Retired police brigadier Jap Burger, who investigated malfeasance at Eskom, has slammed the police’s approach to investigating corruption at the power utility, saying investigators were focusing on low-level criminals while avoiding dealing with kingpins operating behind the scenes.
According to Burger, Eskom is functioning in “a swamp of organised crime”, especially in Mpumalanga, but South Africa’s policing models and approaches do not encompass a more risk-based and comprehensive assessment.
Burger is the police representative who engaged former Eskom CEO André de Ruyter on the corruption, criminal activity and maladministration taking place at the power utility.
After three no-shows before parliament’s standing committee on public accounts (Scopa), Burger finally appeared on Wednesday after he was subpoenaed by parliament to avail himself.
Burger told the committee that considering the magnitude of the crisis at Eskom, including how power outages were affecting the whole country, it should be dealt with as a national security matter, but as things stood the crisis was being addressed from “an incident, or docket, perspective”.
He said the National Security Council should be leading the efforts to fight corruption in the power utility but had been silent on this.
The council is chaired by the president and comprises ministers in the security cluster in the main. It is responsible for ensuring the national security and for the approval of the national security strategy, the national intelligence estimate and national intelligence priorities and the co-ordination of the work of the security services and law enforcement agencies, among other things.
“We go after runners and catch a guy with a sack of stolen coal over his shoulder. In essence we have been keeping ourselves busy at that level, which is the general detective level, according to me. We don’t move up to the orchestrators and the kingpins behind them.”
Burger said the way the organisation (police force) was forced to function was to push everything down to the docket level, the transaction level, the incident level and not into the organised crime space.
“To me that is of extreme importance. People can come here, quote thousands of cases they investigate, but are they addressing the problem? I can say they are not,” he said.

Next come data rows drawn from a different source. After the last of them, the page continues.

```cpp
template <int H, int K> struct Plan4 {
  typedef Dn<H, K> D;
  static constexpr int NG = 12 + 2 * D::NC1;
  static constexpr int NTILE = 2 * D::NY + 2 + D::NY + 1;
  static constexpr int TILES = 0;
  static constexpr int HAND = TILES + XW_SWEEP_TILES * XW_TTILE;
  static constexpr int SCAL = HAND + NTILE * 256;
  static constexpr int GACC = SCAL + 32;
  static constexpr int TOTAL_P = GACC + 4 * NG * 64;
  static constexpr int TOTAL_X = SCAL + 32;
};

__device__ __forceinline__ void hand_over(double* tile, const Geo& g, double x, bool rep) {
  if (!rep) tile[64 * g.b + 16 * g.hi + 4 * g.q + g.lo] = x;
  else tile[64 * g.b + 16 * g.hi + 4 * g.q + g.lo] = g.b == 0 ? x : 0.0;
}
__device__ __forceinline__ d4 take_over(const double* tile) {
  const int l = xw_lane();
  d4 v;
#pragma unroll
  for (int r = 0; r < 4; ++r) v[r] = tile[64 * r + l];
  return v;
}
__device__ __forceinline__ void storeRowSumsStrided(double* dst, long stride, int rows, int r0, d4 q) {
  const int lane = xw_lane(), g = lane >> 4;
#pragma unroll
  for (int r = 0; r < 4; ++r) {
    const double s = xw_sum_over_n(q[r]);
    const int row = r0 + g + 4 * r;
    if ((lane & 15) == 0 && row < rows) dst[(long)row * stride] = s;
  }
}

template <int H, int K, int M, int METHOD, bool PARAMS>
__device__ __forceinline__ void sweep4(const BwdJobs& jobs, const double* __restrict__ tf, const double* __restrict__ th, int L, int d,
                                       double* lds, int vb) {
  typedef Dn<H, K> D;
  typedef Dim<H, K> DW;
  typedef RK<METHOD> T;
  typedef Plan4<H, K> P;
  static_assert(T::S <= 2, "the activation store is used by euler and midpoint");
  static_assert(D::NY == DW::HT, "registers of the hidden state = row tiles of the 16-path layout");
  xw_setprio(jobs.prio);
  const Geo g = geo();
  const int job = find_job(jobs, vb);
  const double* __restrict__ xT = jobs.xT[job];
  const double* __restrict__ start = jobs.start[job];
  const double* __restrict__ Y = jobs.Y[job];
  const double* __restrict__ act = jobs.act[job];
  const int N = jobs.N[job];
  const int tile = vb - jobs.tile0[job];
  const int base = tile * 16;
  const long ntile = (N + 15) >> 4;
  const int colC = base + 4 * g.q + g.lo, colT = base + 4 * g.q + g.hi;
  const bool valid = colC < N;
  const int nclC = valid ? colC : N - 1, nclT = colT < N ? colT : N - 1;
  const UOff o = u_offsets(d, H, K);
  WT4<H, K> w;
  load_WT4<H, K>(th, o, d, g, w);
  const Off4<H, K> f = offsets<H, K>(g);
  const double eye = g.lo == g.hi ? 1.0 : 0.0;
  int rowC[D::NY], rowT[D::NY];
  long yC[D::NY], yT[D::NY];
  double flw[D::NY];
#pragma unroll
  for (int y = 0; y < D::NY; ++y) {
    const int rc = y == 0 ? 4 * g.b + g.hi : (D::REP ? 16 + g.hi : 16 + 4 * g.b + g.hi);
    const int rt = y == 0 ? 4 * g.b + g.lo : (D::REP ? 16 + g.lo : 16 + 4 * g.b + g.lo);
    rowC[y] = rc;
    rowT[y] = rt;
    yC[y] = (long)(rc < H ? rc : H - 1) * N + nclC;
    yT[y] = (long)(rt < H ? rt : H - 1) * N + nclT;
    flw[y] = rc < H ? xw_ld_g(th + o.FLw + rc) : 0.0;
  }
  (void)rowT;

// ... 21 lines not shown
      if (PARAMS) accFL[y] = fma(ub, yl[y], accFL[y]);
    }
    if (PARAMS) accFLb += ub;
  };
  double kb[T::S][D::NY], psum[D::NY];
  auto begin_step = [&](int l) {
    const double dt = tf[l + 1] - tf[l];
#pragma unroll
    for (int i = 0; i < T::S; ++i)
#pragma unroll
      for (int y = 0; y < D::NY; ++y) {
        kb[i][y] = (dt * T::b(i)) * lam[y];
        if (i == 0) psum[y] = 0.0;
      }
  };
  auto reverse_stage = [&](int l, int i, const Stage4<H, K, M, PARAMS>& s) {
    const double t0 = tf[l], dt = tf[l + 1] - t0;
    double psi[D::NY];
    vjp4<H, K, M, PARAMS>(w, eye, g.b, t0 + T::c(i) * dt, s, kb[i], psi, xpb, G);
#pragma unroll
    for (int y = 0; y < D::NY; ++y) {
      psum[y] += psi[y];
#pragma unroll
      for (int j = 0; j < T::S; ++j)
        if (j < i && T::a(i, j) != 0.0) kb[j][y] = fma(dt * T::a(i, j), psi[y], kb[j][y]);
    }
  };
  auto end_step = [&](const double (&yl)[D::NY], double ub) {
#pragma unroll
    for (int y = 0; y < D::NY; ++y) lam[y] += psum[y];
    readout(yl, ub);
  };

  auto run = [&](auto weak_tag) {
    constexpr bool WEAK = decltype(weak_tag)::value;
    Stage4<H, K, M, PARAMS> sa, sb;
    const CotRaw raw_last = cot_issue<WEAK>(cot, L - 1);
    CotRaw raw = cot_issue<WEAK>(cot, L > 1 ? L - 2 : 0);
    if (L > 1) load_stage4<H, K, M, METHOD, PARAMS>(Y, act, L - 2, T::S - 1, N, ntile, tile, g, f, yT, sa);
    {
      double yl[D::NY];
      load_y(L - 1, yl);
      readout(yl, cot_value<WEAK>(cot, raw_last, L - 1, L));
    }
    for (int l = L - 2; l >= 0; --l) {
      const double ub = cot_value<WEAK>(cot, raw, l, L);
      double yl[D::NY];
      load_y(l, yl);
      if constexpr (T::S == 2) {
        load_stage4<H, K, M, METHOD, PARAMS>(Y, act, l, 0, N, ntile, tile, g, f, yT, sb);
        raw = cot_issue<WEAK>(cot, l > 0 ? l - 1 : 0);
        begin_step(l);
        reverse_stage(l, 1, sa);
        load_stage4<H, K, M, METHOD, PARAMS>(Y, act, l > 0 ? l - 1 : 0, 1, N, ntile, tile, g, f, yT, sa);
        reverse_stage(l, 0, sb);
      } else {
        sb = sa;
        raw = cot_issue<WEAK>(cot, l > 0 ? l - 1 : 0);
        load_stage4<H, K, M, METHOD, PARAMS>(Y, act, l > 0 ? l - 1 : 0, 0, N, ntile, tile, g, f, yT, sa);
        begin_step(l);
        reverse_stage(l, 0, sb);
      }
      end_step(yl, ub);
    }
  };
  if (cot.weak) run(std::true_type{});
  else run(std::false_type{});

  double* hand = lds + P::HAND;
#pragma unroll
  for (int y = 0; y < D::NY; ++y) {
    hand_over(hand + (0 * D::NY + y) * 256, g, lam[y], y == 1 && D::REP);
    if (PARAMS) {
      hand_over(hand + (1 * D::NY + y) * 256, g, accFL[y], y == 1 && D::REP);
      hand_over(hand + (2 * D::NY + 2 + y) * 256, g, G.bo[y], y == 1 && D::REP);
    }
  }
  hand_over(hand + (2 * D::NY) * 256, g, xpb, false);
  if (PARAMS) {
    hand_over(hand + (2 * D::NY + 1) * 256, g, G.bh, false);
    hand_over(hand + (3 * D::NY + 2) * 256, g, G.wt, false);
  }
  if (g.b == 0 && g.hi == 0) {
    lds[P::SCAL + 4 * g.q + g.lo] = ub0;
    lds[P::SCAL + 16 + 4 * g.q + g.lo] = accFLb;
  }
  if (PARAMS) {
    double* mine = lds + P::GACC + g.q * (P::NG * 64) + xw_lane();
    int r = 0;
#pragma unroll
    for (int c = 0; c < 4; ++c) mine[64 * (r++)] = G.Wh[c];
#pragma unroll
    for (int c = 0; c < 4; ++c) mine[64 * (r++)] = G.Wo0[c];
#pragma unroll
    for (int c = 0; c < 4; ++c) mine[64 * (r++)] = G.Wy0[c];
#pragma unroll
    for (int c = 0; c < D::NC1; ++c) mine[64 * (r++)] = G.Wo1[c];
#pragma unroll
    for (int c = 0; c < D::NC1; ++c) mine[64 * (r++)] = G.Wy1[c];
  }
  __syncthreads();
  double* slab = PARAMS ? jobs.gslab[job] + (long)tile * o.total : nullptr;
  if (PARAMS) {
    const double* all = lds + P::GACC + xw_lane();
    const int row = 4 * g.b + g.hi;
#pragma unroll
    for (int r = 0; r < P::NG; ++r) {
      if ((r & 3) != g.q) continue;
      const double x = (all[64 * r] + all[64 * (P::NG + r)]) + (all[64 * (2 * P::NG + r)] + all[64 * (3 * P::NG + r)]);
      const int kind = r < 12 ? r >> 2 : 3 + (r - 12) / (D::NC1 > 0 ? D::NC1 : 1);
      const int c = r < 12 ? r & 3 : (r - 12) % (D::NC1 > 0 ? D::NC1 : 1);
      const int col = 4 * g.sb[c] + g.lo;
      if (kind == 0) {
        if (row < K && col < K) slab[o.Wh + row * K + col] = x;
      } else if (kind == 1) {
        if (row < H && col < K) slab[o.Wo + row * K + col] = x;
      } else if (kind == 2) {
        if (row < K && col < H) slab[o.Win + row * o.ldin + d + 1 + col] = x;
// ... 8 lines not shown
  }
  if (g.q != 0) return;
  {
    const int lane = xw_lane(), n = lane & 15;
    const bool valid16 = base + n < N;
    const int ncl16 = valid16 ? base + n : N - 1;
    d4 lam16[DW::HT], fl16[DW::HT], flw16[DW::HT];
#pragma unroll
    for (int ht = 0; ht < DW::HT; ++ht) {
      lam16[ht] = take_over(hand + (0 * D::NY + ht) * 256);
      fl16[ht] = PARAMS ? take_over(hand + (1 * D::NY + ht) * 256) : xw_zero4();
      flw16[ht] = xw_vecD(th + o.FLw, H, 16 * ht);
    }
    const d4 xpb16 = take_over(hand + (2 * D::NY) * 256);
    const double ub016 = lds[P::SCAL + n], flb16 = lds[P::SCAL + 16 + n];
    if (PARAMS) {
      storeRowSums(slab + o.Whb, K, 0, take_over(hand + (2 * D::NY + 1) * 256));
#pragma unroll
      for (int ht = 0; ht < DW::HT; ++ht) storeRowSums(slab + o.Wob, H, 16 * ht, take_over(hand + (2 * D::NY + 2 + ht) * 256));
      storeRowSumsStrided(slab + o.Win + d, o.ldin, K, 0, take_over(hand + (3 * D::NY + 2) * 256));
    }
    sweep_tail<H, K, PARAMS, false>(th, o, d, N, base, valid16, ncl16, xT, start[ncl16], jobs.x_ones != 0, lam16, xpb16, ub016, fl16,
                                    flb16, flw16, jobs.gx[job], jobs.gs[job], slab, lds + P::TILES, []() {});
  }
}

template <int H, int K, int M, int METHOD, bool PARAMS>
__global__ void __launch_bounds__(256, 2) k_ode_bwd_n4(const BwdJobs jobs, const double* __restrict__ tf,
                                                       const double* __restrict__ th, int L, int d) {
  __shared__ double lds[PARAMS ? Plan4<H, K>::TOTAL_P : Plan4<H, K>::TOTAL_X];
  sweep4<H, K, M, METHOD, PARAMS>(jobs, tf, th, L, d, lds, (int)blockIdx.x);
}

template <int H, int K> struct W4 {
  double Wy0[4], Wy1[4], Wh[4], Wo0[4], Wo1[4];
  double wt, bh, bo[Dn<H, K>::NY];
};
template <int H, int K>
__device__ __forceinline__ void load_W4(const double* __restrict__ th, const UOff& o, int d, const Geo& g, W4<H, K>& w) {
  typedef Dn<H, K> D;
  const double* Wy = th + o.Win + d + 1;
  constexpr int H0 = H < 16 ? H : 16;
#pragma unroll
  for (int c = 0; c < 4; ++c) {
    w.Wy0[c] = frag<false>(Wy, o.ldin, K, H0, 0, 0, g, c);
    w.Wh[c] = frag<false>(th + o.Wh, K, K, K, 0, 0, g, c);
// ... 221 lines not shown
```

xnode_wan_pde_solver_amd/engine.py:

```python
import contextlib
import math
import os

import torch

from . import kernels as KN
from ._lib import XnwanError
from .options import EngineOptions
from .sampling import HIP_HOST_LOCK, _PIN_POOL, Hypercube, _paths


def ctypes_addr(fn):
    import ctypes
    return ctypes.cast(fn, ctypes.c_void_p).value

_KEPT_GRAPHS = []

_NOSTREAM = contextlib.nullcontext()

_SCRATCH_POOL = []


_DEVICE_STREAMS = {}

# ... 179 lines not shown
        self.use_runner = opt.use_runner
        if self.dopri5:
            self.use_graphs = self.use_streams = self.use_runner = self.keep_activations = False
        if self.tiled:
            self.use_runner = self.keep_activations = False
            self.narrow = '0'
        if self.testnet_tiled:
            self.use_runner = False
        self.narrow_set = str(opt.narrow_set)
        self.narrow_tiles = {'f': 192, 'x': 128, 'p': 64}
        if opt.narrow_tiles:
            self.narrow_tiles = dict(zip('fxp', (int(v_) for v_ in str(opt.narrow_tiles).split(':'))))
        self.narrow_tiles_alone = dict(zip('fxp', (int(v_) for v_ in str(opt.narrow_tiles_alone).split(':'))))
        for k_ in 'fxp':
            self.narrow_tiles_alone[k_] = max(self.narrow_tiles_alone[k_], self.narrow_tiles[k_])
        self.simds = 4 * cus
        self._phi_version = 0
        self.streams, self._cap = _device_streams(device)
        self.capture_exchange = (world is not None and getattr(world, 'capturable', False)
                                 and opt.capture_exchange)
        if self.capture_exchange:
            world.all_reduce(self.scal)

    def _tabulate_a(self, X1):
        d, dev, fa = self.d, self.dev, self.funcs['a']
        N = X1.shape[0]
        A = None
        try:
            ii = torch.arange(d, device=X1.device).view(d, 1, 1, 1)
            jj = torch.arange(d, device=X1.device).view(1, d, 1, 1)
# ... 633 lines not shown
            p = lambda t: 0 if t is None else t.data_ptr()
            xg.N, xg.Nb, xg.L, xg.Lb, xg.d = G.N, G.Nb, G.L, G.Lb, self.d
            xg.same_grid, xg.w_per_point, xg.amode = int(bool(G.same_grid)), int(G.w.dim() == 2), int(G.amode)
            xg.ns_u, xg.ns_b = G.ns_u, G.ns_b
            for k in ('xT', 'xvT', 'xbT', 't', 'tb', 'tpp', 'xvT_pts', 'start', 'start_b', 'h', 'href', 'f', 'g', 'w', 'wt', 'w0', 'ghT',
                      'gwx0T', 'A0', 'B0', 'u', 'Y', 'act', 'act_b', 'v', 'vt', 'gxv', 'gtv', 'gx', 'gs', 'vbar', 's3x', 'vact',
                      'xproj', 'slabA', 'slabB', 'slab_v', 'work_i', 'work_b', 'ub', 'Yb'):
                setattr(xg, k, G.ptr(k))
            nar = lambda jobs, **kw: self._narrow_ok(jobs, **kw)
            ji, jb = self._job(G, 'i'), (self._job(G, 'b') if G.Nb else None)
            joint = G.Nb and G.same_grid
            bits = [nar([ji] + ([jb] if joint else []), alone=False, forward=True),
                    bool(jb) and nar([jb], alone=False, forward=True),
                    nar([ji] + ([jb] if joint else []) + [ji], alone=False),
                    bool(jb) and nar([jb], alone=False),
                    bool(joint) and nar([ji, jb], alone=False),
                    nar([ji], alone=False, params=False),
                    nar([ji], alone=False, forward=True),
                    nar([ji], alone=False, params=False)]
            xg.narrow = sum(1 << i for i, b in enumerate(bits) if b)
        xg.sharded = int(bool(getattr(G, 'sharded', False)))
        xg.xproj_current = (2 if getattr(G, 'xproj_cur', False) else 1) if self._xproj_held(G) else 0
        xg.pair_i, xg.pair_b = int(bool(G.pair_i)), int(bool(G.pair_b))
        xg.Vol, xg.Nglob, xg.Nbglob, xg.s3_scale = float(G.Vol), float(G.Nglob), float(G.Nbglob), float(G.s3_scale)
        xg.init_off, xg.bdry_off, xg.ckappa = float(G.init_off), float(G.bdry_off), float(self.structure.c_kappa)
        xg.href = 0 if G.href is None else G.href.data_ptr()
        xg.c = xg.cp = 0
        return xg

    def _runner_ok(self, G):
        return (self.use_runner and self.structure.c_kappa is not None and G.c is None and not getattr(G, 'persistent', True))
# ... 4 lines not shown
    def _field_seen(self, G):
        touched = G.L > 1 or (getattr(G, 'has_bdry', G.Nb > 0) and G.Lb > 1)
        self._field_touched = touched or (self.accum_u is not None and self._field_touched)
        return self._field_touched

    def _narrow_ok(self, jobs, alone, forward=False, params=True):
        kind = 'f' if forward else ('p' if params else 'x')
        if self.narrow == '0' or kind not in self.narrow_set:
            return False
        if not forward and (self.adjoint or self.method > 1 or any(j.get('act') is None for j in jobs)):
            return False
        if self.narrow == '2':
            return True
        tiles = sum((j['xT'].shape[1] + 15) // 16 for j in jobs)
        return tiles <= (self.narrow_tiles_alone if alone else self.narrow_tiles)[kind]

    def _job(self, G, which, ubar=None, gslab=None, want_x=False):
        if which == 'i':
            j = dict(xT=G.xT, start=G.start, u=G.u, Y=G.Y, act=G.act, ubar=ubar, gslab=gslab)
            if want_x:
                j.update(gx=G.gx, gs=G.gs)
        else:
            j = dict(xT=G.xbT, start=G.start_b, u=G.ub, Y=G.Yb, act=G.act_b, ubar=ubar, gslab=gslab)
        return j

    def _res_init(self, G):
        return dict(u=G.u, ref=G.href if G.pair_i else G.h, coef=2.0 * self.alpha / G.Nglob, base=self.pollution, first_only=True)

    def _res_bdry(self, G):
        return dict(u=G.ub, ref=G.g, coef=2.0 * self.alpha / (G.Nbglob * G.Lb), base=0.0, first_only=False)
# ... 120 lines not shown
        if not lone:
            self._launch_test_net_here(G)
        with self._side(1, e0):
            fwd = [self._job(G, 'i'), self._job(G, 'b')]
            self._ode_fwd_multi(fwd, G.t, th, *M, zero16=self.scal, narrow=self._narrow_ok(fwd, alone=False, forward=True),
                             prio_drop=self.prio_drop['G'])
            self._reaction(G)
            sweep_x = [self._job(G, 'i', want_x=True)]
            self._ode_bwd_multi(sweep_x, G.t, th, *M, want_x=True, want_params=False,
                             narrow=self._narrow_ok(sweep_x, alone=False, params=False))
            e_x = self._mark()
        self._join(e_x)
        self._contract(G, self.adam_u, with_bdry=True)
        sweeps = [dict(self._job(G, 'i', None, G.slabA[:G.ns_u]), res=self._res_merged(G)),
                  dict(self._job(G, 'b', None, G.slabA[G.ns_u:]), res=self._res_bdry(G))]
        self._ode_bwd_multi(sweeps, G.t, th, *M, want_x=False, want_params=True, narrow=self._narrow_ok(sweeps, alone=False))
        G.sumA_ready = False

    def begin_substep(self, which, accumulate):
        name, P = ('accum_u', self.Pu) if which == 'u' else ('accum_v', self.Pv)
        if which == 'u':
            self._field_touched = False
        if not accumulate:
            setattr(self, name, None)
        elif getattr(self, name) is None:
            setattr(self, name, torch.zeros(P, dtype=F64, device=self.dev))
        else:
            getattr(self, name).zero_()

    def _gen_back(self, G):
        lr, st = self.config['u_rate'], self.adam_u
# ... 365 lines not shown
```

xnode_wan_pde_solver_amd/options.py:

```python
import dataclasses
import os
from typing import Optional


def _flag(name, default):
    v = os.environ.get(name)
    if v is None:
        return default
    return v != '0' if default else v == '1'


def _int(name, default):
    v = os.environ.get(name)
    return default if v in (None, '') else int(v)
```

Burger retired in June after 40 years in the police, 24 investigating corruption. This is the experience that makes him confident to question the police’s approach.
“They are avoiding it and are trying to move down to a transactional level and individualised dockets. We are not going to win the fight against corruption that way.”
Burger confirmed having raised the police’s approach with President Cyril Ramaphosa’s national security adviser, Dr Sydney Mufamadi, and suggesting that the government should invoke the National Security Council to guide the teams that are probing crimes about the entity. This was because government departments were not functioning as a collective, he said.
“What is difficult in terms of the current approach is that DGs don't trust each other. There is no body that is facilitating what each partner should be doing and where.”
But Mufamadi did not buy in to the suggestion, said Burger.
Burger apologised for his reluctance to appear before Scopa, saying it had nothing to do with arrogance. “It wasn’t from a position of arrogance, but it was from a position of, I’m working from a contaminated space. Even if you look at the address by the national commissioner, he misrepresented me and that’s why I wrote a letter to the speaker.”
He rejected as a misrepresentation national police commissioner Fannie Masemola’s assertion in June that Burger didn’t appear before the committee because he was afraid.
“That was a misrepresentation,” said Burger.
He said he had been concerned about the protection of witnesses and whistle-blowers, among other things.
“It was not to obscure what is going on but rather the obligation to deal with it in a sensitive matter, as a national security matter,” he said about his letter to National Assembly speaker Nosiviwe Mapisa-Nqakula in which he questioned Scopa’s role in dealing with security matters at Eskom.
“There are ongoing investigations and ongoing security concerns, which is why the other committees, like the joint standing committee on intelligence, should be engaged.
“Because, to put it bluntly, the processes of government are not working. The oversight mechanisms are not working.”